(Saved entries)

○ ○ ○ ○

@@ -204,18 +268,64 @@
 #pragma unroll
       for (int i = 0; i < TI; ++i)
 #pragma unroll
-        for (int t = 0; t < 2; ++t)
-          acc[i][t] = __builtin_amdgcn_mfma_f32_32x32x2f32(av[cur][i], bv[cur][t], acc[i][t], 0, 0, 0);
+        for (int t = 0; t < 2; ++t) {
+          if (GCONV_ABLATE & 4)
+            acc[i][t][0] += av[cur][i] + bv[cur][t];
+          else
+            acc[i][t] = __builtin_amdgcn_mfma_f32_32x32x2f32(av[cur][i], bv[cur][t], acc[i][t], 0, 0, 0);
+        }
       __builtin_amdgcn_sched_barrier(0);
     }
     if (++buf == NSTAGE) buf = 0;
-  }
+  };
+
+  if constexpr (FAST) {
+    for (int c = chunk0; c < chunks - 1; ++c) run_chunk(c, [] {});
+    run_chunk(chunks - 1, [&] {
+      __builtin_amdgcn_sched_barrier(0);
+      issue_ops(0, 0);
+      __builtin_amdgcn_sched_barrier(0);
+    });
+    const bool relu = g.flags & SSAD_GEMM_RELU;
+#pragma unroll
+    for (int b = 0; b < NB; ++b) {
+      const int i = b >> 1, t = b & 1, s = b & 1;
+      __builtin_amdgcn_sched_barrier(0);
+      if (b + 1 < NB) issue_ops(b + 1, (b + 1) & 1);
+      __builtin_amdgcn_sched_barrier(0);
+      f32x16 v = acc[i][t];
+#pragma unroll
+      for (int r = 0; r < 16; ++r) v[r] += (EPI & kEpiBias) ? bs[i][r] : 0.0f;
+      if constexpr (EPI & kEpiRes) {
+#pragma unroll
+        for (int r = 0; r < 16; ++r) v[r] += rs[s][r];
+      }
+      if (relu) {
+#pragma unroll
+        for (int r = 0; r < 16; ++r) v[r] = fmaxf(v[r], 0.0f);
+      }
+      if constexpr (EPI & kEpiMask) {
+#pragma unroll
+        for (int r = 0; r < 16; ++r) v[r] = mk[s][r] > 0.0f ? v[r] : 0.0f;
+      }
+      if constexpr (EPI & kEpiAcc) {
+#pragma unroll
+        for (int r = 0; r < 16; ++r) v[r] += old[s][r];
+      }
+#pragma unroll
+      for (int r = 0; r < 16; ++r)
+        stfs(v[r], yrs_f, cvo[t] | gm[i][r >> 2], (i * 32 + 8 * (r >> 2) + (r & 3)) * P4);
+    }
+    return;
+  }
+  for (int c = chunk0; c < chunks; ++c) run_chunk(c, [] {});
 
   const bool partial = g.splits > 1;
-  const bool relu = !partial && (g.flags & SSAD_GEMM_RELU), accum = !partial && (g.flags & SSAD_GEMM_ACCUMULATE);
+  const bool relu = !partial && (g.flags & SSAD_GEMM_RELU);
+  const bool accum = !partial && !(GCONV_ABLATE & 1) && (g.flags & SSAD_GEMM_ACCUMULATE);
   const float* const gbias = partial ? nullptr : g.bias;
-  const float* const gres = partial ? nullptr : g.res;
-  const float* const gmask = partial ? nullptr : g.mask;
+  const float* const gres = partial || (GCONV_ABLATE & 1) ? nullptr : g.res;
+  const float* const gmask = partial || (GCONV_ABLATE & 1) ? nullptr : g.mask;
   const long long ybytes = (long long)g.N * g.M * P * 4;
   float* const yout = partial ? g.part + (long long)split * ((long long)g.N * g.M * P) : g.y;
   const __amdgpu_buffer_rsrc_t yrs = uniform_rsrc(yout, (unsigned)ybytes);
@@ -246,6 +356,7 @@
       for (int r = 0; r < 16; ++r) {
         const int m = m0 + wm * (BM / 2) + i * 32 + (r & 3) + 8 * (r >> 2) + 4 * h;
         off[r] = (col >= 0 && m < g.M) ? (unsigned)((col + (long long)m * P) * 4) : kOob;
+        if (GCONV_ABLATE & 8) off[r] = ((((unsigned)blockIdx.x * (2 * TI) + i * 2 + t) * 16 + r) * kThreads + tid) * 4u;
       }
       f32x16 v = acc[i][t];
 #pragma unroll
@@ -276,7 +387,7 @@
         for (int r = 0; r < 16; ++r) v[r] += tmp[r];
       }
 #pragma unroll
-      for (int r = 0; r < 16; ++r) stf(v[r], yrs, off[r]);
+      for (int r = 0; r < 16; ++r) stf(v[r], yrs, (GCONV_ABLATE & 2) ? off[r] | kOob : off[r]);
     }
   }
 }
@@ -536,6 +647,34 @@
   if (s > 256) s = 256;
   if (s < 1) s = 1;
   return s;
+}
+
+int pointwise_tile_rows(int M, long long ctiles) {
+  const bool small = (long long)((M + 127) / 128) * ctiles < 6LL * ssad_cu_count();
+  return (M <= 64 || small) ? 64 : 128;
+}
+
+bool conv_generic_forced() {
+  const char* e = getenv("SSAD_GEMM_CONV_GENERIC");
+  return e && *e && atoi(e) != 0;
+}
+
+template <int BM>
+void launch_pointwise(const GemmArgs& g, int epi, hipStream_t s) {
+  const dim3 grid(g.mtiles * g.ctiles), block(kThreads);
+  switch (epi) {
+#define SSAD_GCONV_FORM(E) \
+  case (E): hipLaunchKernelGGL((gemm_conv_nn_kernel<BM, false, (E)>), grid, block, 0, s, g); break;
+    SSAD_GCONV_FORM(0)
+    SSAD_GCONV_FORM(kEpiBias)
+    SSAD_GCONV_FORM(kEpiBias | kEpiRes)
+    SSAD_GCONV_FORM(kEpiMask)
+    SSAD_GCONV_FORM(kEpiAcc)
+    SSAD_GCONV_FORM(kEpiMask | kEpiAcc)
+    SSAD_GCONV_FORM(kEpiRes | kEpiMask)
+#undef SSAD_GCONV_FORM
+    default: hipLaunchKernelGGL((gemm_conv_nn_kernel<BM, false, kEpiRuntime>), grid, block, 0, s, g);
+  }
 }
 
 }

○ ○ ○ ○

About this exercise.
Output the data once more, exactly as it appears above.

Completed exercise.
@@ -204,18 +268,64 @@
 #pragma unroll
       for (int i = 0; i < TI; ++i)
 #pragma unroll
-        for (int t = 0; t < 2; ++t)
-          acc[i][t] = __builtin_amdgcn_mfma_f32_32x32x2f32(av[cur][i], bv[cur][t], acc[i][t], 0, 0, 0);
+        for (int t = 0; t < 2; ++t) {
+          if (GCONV_ABLATE & 4)
+            acc[i][t][0] += av[cur][i] + bv[cur][t];
+          else
+            acc[i][t] = __builtin_amdgcn_mfma_f32_32x32x2f32(av[cur][i], bv[cur][t], acc[i][t], 0, 0, 0);
+        }
       __builtin_amdgcn_sched_barrier(0);
     }
     if (++buf == NSTAGE) buf = 0;
-  }
+  };
+
+  if constexpr (FAST) {
+    for (int c = chunk0; c < chunks - 1; ++c) run_chunk(c, [] {});
+    run_chunk(chunks - 1, [&] {
+      __builtin_amdgcn_sched_barrier(0);
+      issue_ops(0, 0);
+      __builtin_amdgcn_sched_barrier(0);
+    });
+    const bool relu = g.flags & SSAD_GEMM_RELU;
+#pragma unroll
+    for (int b = 0; b < NB; ++b) {
+      const int i = b >> 1, t = b & 1, s = b & 1;
+      __builtin_amdgcn_sched_barrier(0);
+      if (b + 1 < NB) issue_ops(b + 1, (b + 1) & 1);
+      __builtin_amdgcn_sched_barrier(0);
+      f32x16 v = acc[i][t];
+#pragma unroll
+      for (int r = 0; r < 16; ++r) v[r] += (EPI & kEpiBias) ? bs[i][r] : 0.0f;
+      if constexpr (EPI & kEpiRes) {
+#pragma unroll
+        for (int r = 0; r < 16; ++r) v[r] += rs[s][r];
+      }
+      if (relu) {
+#pragma unroll
+        for (int r = 0; r < 16; ++r) v[r] = fmaxf(v[r], 0.0f);
+      }
+      if constexpr (EPI & kEpiMask) {
+#pragma unroll
+        for (int r = 0; r < 16; ++r) v[r] = mk[s][r] > 0.0f ? v[r] : 0.0f;
+      }
+      if constexpr (EPI & kEpiAcc) {
+#pragma unroll
+        for (int r = 0; r < 16; ++r) v[r] += old[s][r];
+      }
+#pragma unroll
+      for (int r = 0; r < 16; ++r)
+        stfs(v[r], yrs_f, cvo[t] | gm[i][r >> 2], (i * 32 + 8 * (r >> 2) + (r & 3)) * P4);
+    }
+    return;
+  }
+  for (int c = chunk0; c < chunks; ++c) run_chunk(c, [] {});
 
   const bool partial = g.splits > 1;
-  const bool relu = !partial && (g.flags & SSAD_GEMM_RELU), accum = !partial && (g.flags & SSAD_GEMM_ACCUMULATE);
+  const bool relu = !partial && (g.flags & SSAD_GEMM_RELU);
+  const bool accum = !partial && !(GCONV_ABLATE & 1) && (g.flags & SSAD_GEMM_ACCUMULATE);
   const float* const gbias = partial ? nullptr : g.bias;
-  const float* const gres = partial ? nullptr : g.res;
-  const float* const gmask = partial ? nullptr : g.mask;
+  const float* const gres = partial || (GCONV_ABLATE & 1) ? nullptr : g.res;
+  const float* const gmask = partial || (GCONV_ABLATE & 1) ? nullptr : g.mask;
   const long long ybytes = (long long)g.N * g.M * P * 4;
   float* const yout = partial ? g.part + (long long)split * ((long long)g.N * g.M * P) : g.y;
   const __amdgpu_buffer_rsrc_t yrs = uniform_rsrc(yout, (unsigned)ybytes);
@@ -246,6 +356,7 @@
       for (int r = 0; r < 16; ++r) {
         const int m = m0 + wm * (BM / 2) + i * 32 + (r & 3) + 8 * (r >> 2) + 4 * h;
         off[r] = (col >= 0 && m < g.M) ? (unsigned)((col + (long long)m * P) * 4) : kOob;
+        if (GCONV_ABLATE & 8) off[r] = ((((unsigned)blockIdx.x * (2 * TI) + i * 2 + t) * 16 + r) * kThreads + tid) * 4u;
       }
       f32x16 v = acc[i][t];
 #pragma unroll
@@ -276,7 +387,7 @@
         for (int r = 0; r < 16; ++r) v[r] += tmp[r];
       }
 #pragma unroll
-      for (int r = 0; r < 16; ++r) stf(v[r], yrs, off[r]);
+      for (int r = 0; r < 16; ++r) stf(v[r], yrs, (GCONV_ABLATE & 2) ? off[r] | kOob : off[r]);
     }
   }
 }
@@ -536,6 +647,34 @@
   if (s > 256) s = 256;
   if (s < 1) s = 1;
   return s;
+}
+
+int pointwise_tile_rows(int M, long long ctiles) {
+  const bool small = (long long)((M + 127) / 128) * ctiles < 6LL * ssad_cu_count();
+  return (M <= 64 || small) ? 64 : 128;
+}
+
+bool conv_generic_forced() {
+  const char* e = getenv("SSAD_GEMM_CONV_GENERIC");
+  return e && *e && atoi(e) != 0;
+}
+
+template <int BM>
+void launch_pointwise(const GemmArgs& g, int epi, hipStream_t s) {
+  const dim3 grid(g.mtiles * g.ctiles), block(kThreads);
+  switch (epi) {
+#define SSAD_GCONV_FORM(E) \
+  case (E): hipLaunchKernelGGL((gemm_conv_nn_kernel<BM, false, (E)>), grid, block, 0, s, g); break;
+    SSAD_GCONV_FORM(0)
+    SSAD_GCONV_FORM(kEpiBias)
+    SSAD_GCONV_FORM(kEpiBias | kEpiRes)
+    SSAD_GCONV_FORM(kEpiMask)
+    SSAD_GCONV_FORM(kEpiAcc)
+    SSAD_GCONV_FORM(kEpiMask | kEpiAcc)
+    SSAD_GCONV_FORM(kEpiRes | kEpiMask)
+#undef SSAD_GCONV_FORM
+    default: hipLaunchKernelGGL((gemm_conv_nn_kernel<BM, false, kEpiRuntime>), grid, block, 0, s, g);
+  }
 }
 
 }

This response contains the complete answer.